Living with Nature, not dominating it
That is the quote of Richard Yakob-Hoff in a video I was recently watching a Kakapo recovery video. And I yet again found myself in another rabbit hole of this adorable awesome bird - the Kakapo, the night parrot. 

Kia at Red Tarns, the beautiful colours under the wings - this parrot is beautiful

Through my running and photography, I’ve been lucky enough to see some great sights and some of the rarest fauna and flora, endemic mostly to New Zealand. On one of the early photography missions, when shooting astrophotography at Muriwai, I came across a little blue penguin. There it was on the stairs, just hanging out at night - I think it was first time I’ve seen a penguin in real life, and to be in the wild, and so close to us this was a cool experience.

Takahe - just hanging out

On another night also whiles shooting astro, spotting a grey-faced petrel on the trail, yet again just hanging out on the trail, and being able to get so close to it.

Grey-faced petrel, hey there!

I remember the first time seeing a Takahe in the wild when tail-ending The Dual marathon. There they were a couple of Takahe just chilling out. One of the most endangered birds in the world, with only about a predicated 500 of these birds. The story of the Takahe reads something out of a movie, they were thought to be extinct until being re-discovered in 1948, in a isolated part of the Murchison Mountains in Fiordland, South Island. It sounds like a made-up story, but it actually happened. Over the years the population has been slowly increased, and enough numbers now to have Takahe in several eco sanctuaries such as Tawharanui Regional Park, and Motutapu Island - where I first saw those two birds in the wild.

Variable oystercatcher

Recently while camping at Tawharanui, I saw another one whiles out for a morning run. It was just casually nosing around in the shrubs just off one of the main tracks! Several people stopped and to look at it, take photos, videos - as I did. Just so special, right? To think you are looking at animal first thought to be extinct, and small number to be found again! I got talking to someone, who was out on their morning walk - and they told me they had seen a kiwi that morning as well! That’s one of my goals for sure - is to see a Kiwi in the wild. I have heard of friends who have come across of them in the wild - the experience is surreal! 

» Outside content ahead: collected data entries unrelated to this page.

## Split compound tail sampling into head pass and flip-count-bucketed tail passes

```diff
diff --git a/pertrenderer_b200/csrc/tile.cuh b/pertrenderer_b200/csrc/tile.cuh
--- a/pertrenderer_b200/csrc/tile.cuh
+++ b/pertrenderer_b200/csrc/tile.cuh
@@ -247,8 +247,13 @@
     return F;
 }
 
-template <class NoiseT>
-static __device__ __noinline__ void compound_entry(const CompoundCtx<NoiseT>& c, int n) {
+__device__ __forceinline__ float compound_tail(uint32_t word, float p, float t) {
+    const float v = ((float)word + 1.0f) * 2.3283064365386963e-10f;
+    return fmaxf(1.4142135623730951f * erfcinvf(2.0f * v * p), t);
+}
+
+template <class NoiseT>
+static __device__ __noinline__ void compound_head_entry(const CompoundCtx<NoiseT>& c, int n) {
     const int e = c.vlist[n];
     const int pix = entry_pixel(e, c.invK), k = e - pix * c.K;
     const float x = c.xs[n];
@@ -256,23 +261,35 @@
     float p, t;
     const int F = compound_flips(c, k, pix, x, w, p, t);
     float r = 0.0f;
-    if (F > 0) {
-        uint32_t q = c.c0;
-        int idx = 1;
-#pragma unroll 1
-        for (int i = 0; i < F; ++i) {
-            if (idx == 4) {
-                ++q;
-                c.noise.words(q, (uint32_t)k, c.pix0 + pix, w);
-                idx = 0;
-            }
-            const uint32_t word = idx == 0 ? w[0] : idx == 1 ? w[1] : idx == 2 ? w[2] : w[3];
-            ++idx;
-            const float v = ((float)word + 1.0f) * 2.3283064365386963e-10f;
-            r += fmaxf(1.4142135623730951f * erfcinvf(2.0f * v * p), t);
-        }
-    }
+    const int f3 = min(F, 3);
+#pragma unroll 1
+    for (int i = 0; i < f3; ++i) r += compound_tail(i == 0 ? w[1] : i == 1 ? w[2] : w[3], p, t);
     c.cnt[n] = (uint16_t)((x >= 0.0f) ? c.n_loc - F : F);
+    c.rs[n] = r;
+}
+
+template <class NoiseT>
+__device__ __forceinline__ int compound_saved_flips(const CompoundCtx<NoiseT>& c, int n) {
+    const int cn = c.cnt[n];
+    return c.xs[n] >= 0.0f ? c.n_loc - cn : cn;
+}
+
+template <class NoiseT>
+static __device__ __noinline__ void compound_tail_entry(const CompoundCtx<NoiseT>& c, int n) {
+    const int e = c.vlist[n];
+    const int pix = entry_pixel(e, c.invK), k = e - pix * c.K;
+    const float t = fabsf(c.xs[n]) * c.inv_sigma;
+    const float p = 0.5f * erfcf(t * 0.70710678118654752f);
+    const int F = compound_saved_flips(c, n);
+    float r = c.rs[n];
+    uint32_t w[4];
+    uint32_t q = c.c0;
+#pragma unroll 1
+    for (int i = 3; i < F; ++i) {
+        const int idx = (i + 1) & 3;
+        if (idx == 0) c.noise.words(++q, (uint32_t)k, c.pix0 + pix, w);
+        r += compound_tail(idx == 0 ? w[0] : idx == 1 ? w[1] : idx == 2 ? w[2] : w[3], p, t);
+    }
     c.rs[n] = r;
 }
 
@@ -323,7 +340,31 @@
 template <class NoiseT>
 static __device__ __noinline__ void rast_compound_list(const CompoundCtx<NoiseT>& c, const uint16_t* blist, int nb, float x_b2,
                                                        float x_b3, uint16_t* ring) {
-    compound_sweep<NoiseT, compound_entry<NoiseT>>(c, blist, nb, x_b2, x_b3, ring);
+    compound_sweep<NoiseT, compound_head_entry<NoiseT>>(c, blist, nb, x_b2, x_b3, ring);
+    const int lane = threadIdx.x & 31;
+    const unsigned lt = (1u << lane) - 1u;
+#pragma unroll 1
+    for (int b = 0; b < 3; ++b) {
+        int have = 0, done = 0;
+#pragma unroll 1
+        for (int base = 0; base < nb; base += 32) {
+            const int li = base + lane;
+            const int n = li < nb ? blist[-li] : 0;
+            const int F = compound_saved_flips(c, n);
+            const bool sel = li < nb && F >= 4 && (F < 8 ? 0 : F < 16 ? 1 : 2) == b;
+            const unsigned m = __ballot_sync(FULL, sel);
+            if (sel) ring[(have + __popc(m & lt)) & 63] = (uint16_t)n;
+            have += __popc(m);
+            __syncwarp();
+            if (have - done >= 32) {
+                compound_tail_entry(c, ring[(done + lane) & 63]);
+                done += 32;
+                __syncwarp();
+            }
+        }
+        if (lane < have - done) compound_tail_entry(c, ring[(done + lane) & 63]);
+        __syncwarp();
+    }
 }
 
 template <class NoiseT>
```

Measured after the change: 968.9 billion, median of 6. 2.5% lower.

Silvereye / Waxeye looking cute!

Another experience I’ve had is with the Kea - another one of our unique endemic New Zealand birds - the only alpine parrot in the world, although not as endangered as the Takahe, there still only a estimated 5000 which exist in the wild. I remember having a surreal experience with them whiles doing the Red Tarns trail at Mt Cook National Park. It was otherwise and uneventful morning, not a spectacular sunrise, but as I got to the tarns at the top - I was joined by 5 or 6 Kea, which hung around for so long. This made it such a memorial morning - I still pinch myself - what happened that morning! 


But the most unique birds that we have, has to be the Kakapo. One of our three parrot's species that we have alongside with the Kea and the Kaka. It is incredibly special, like a lot of the native birds - it is flightless and also nocturnal. And they are super cute. They are large and long living bird, but critically endangered, with only about 100 that exist. You know you are endangered species when every bird has a name! I hope one day I’ll be able to spot a Kakapo as well, maybe in an eco-sanctaury, as I was able to see the Takahe.

North Island Kokako, the South Island variant, possibly, extinct 

They say Kakapo were so plentiful many years ago, when you could shake a tree and a Kakapo would fall out. Conservations dream of that to happen again, and hope that if you plant a Rimu tree in your backyard, that a wild Kakapo would make it its home. How cool would that be! As Richard mentioned to start living with nature and not to dominate them. 

Kereru, the NZ native wood pigeon is one of my favs

I always get excited when I see a Kereru, our native wood pigeon. You only see them in forested areas, in West Auckland if you are near the Waitakere’s they are common sight. Once I was out on a run locally near home, and I spotted one - it’s the first time I saw one in a more suburban area. That was really cool. Or even when I have spotted two out in Riverhead Forest - which is a pine forest area - not their hangout place, it’s quite exciting!

Tomtit, cute and small

This is another reason I get excited to be out in nature, whether it is to spot a Tui, a fantail, Tomtit, waxeye, a Kereru, Robin, a Takahe, hopefully eventually a Kiwi and maybe in many years future generations will be able to spot Kakapos roaming around.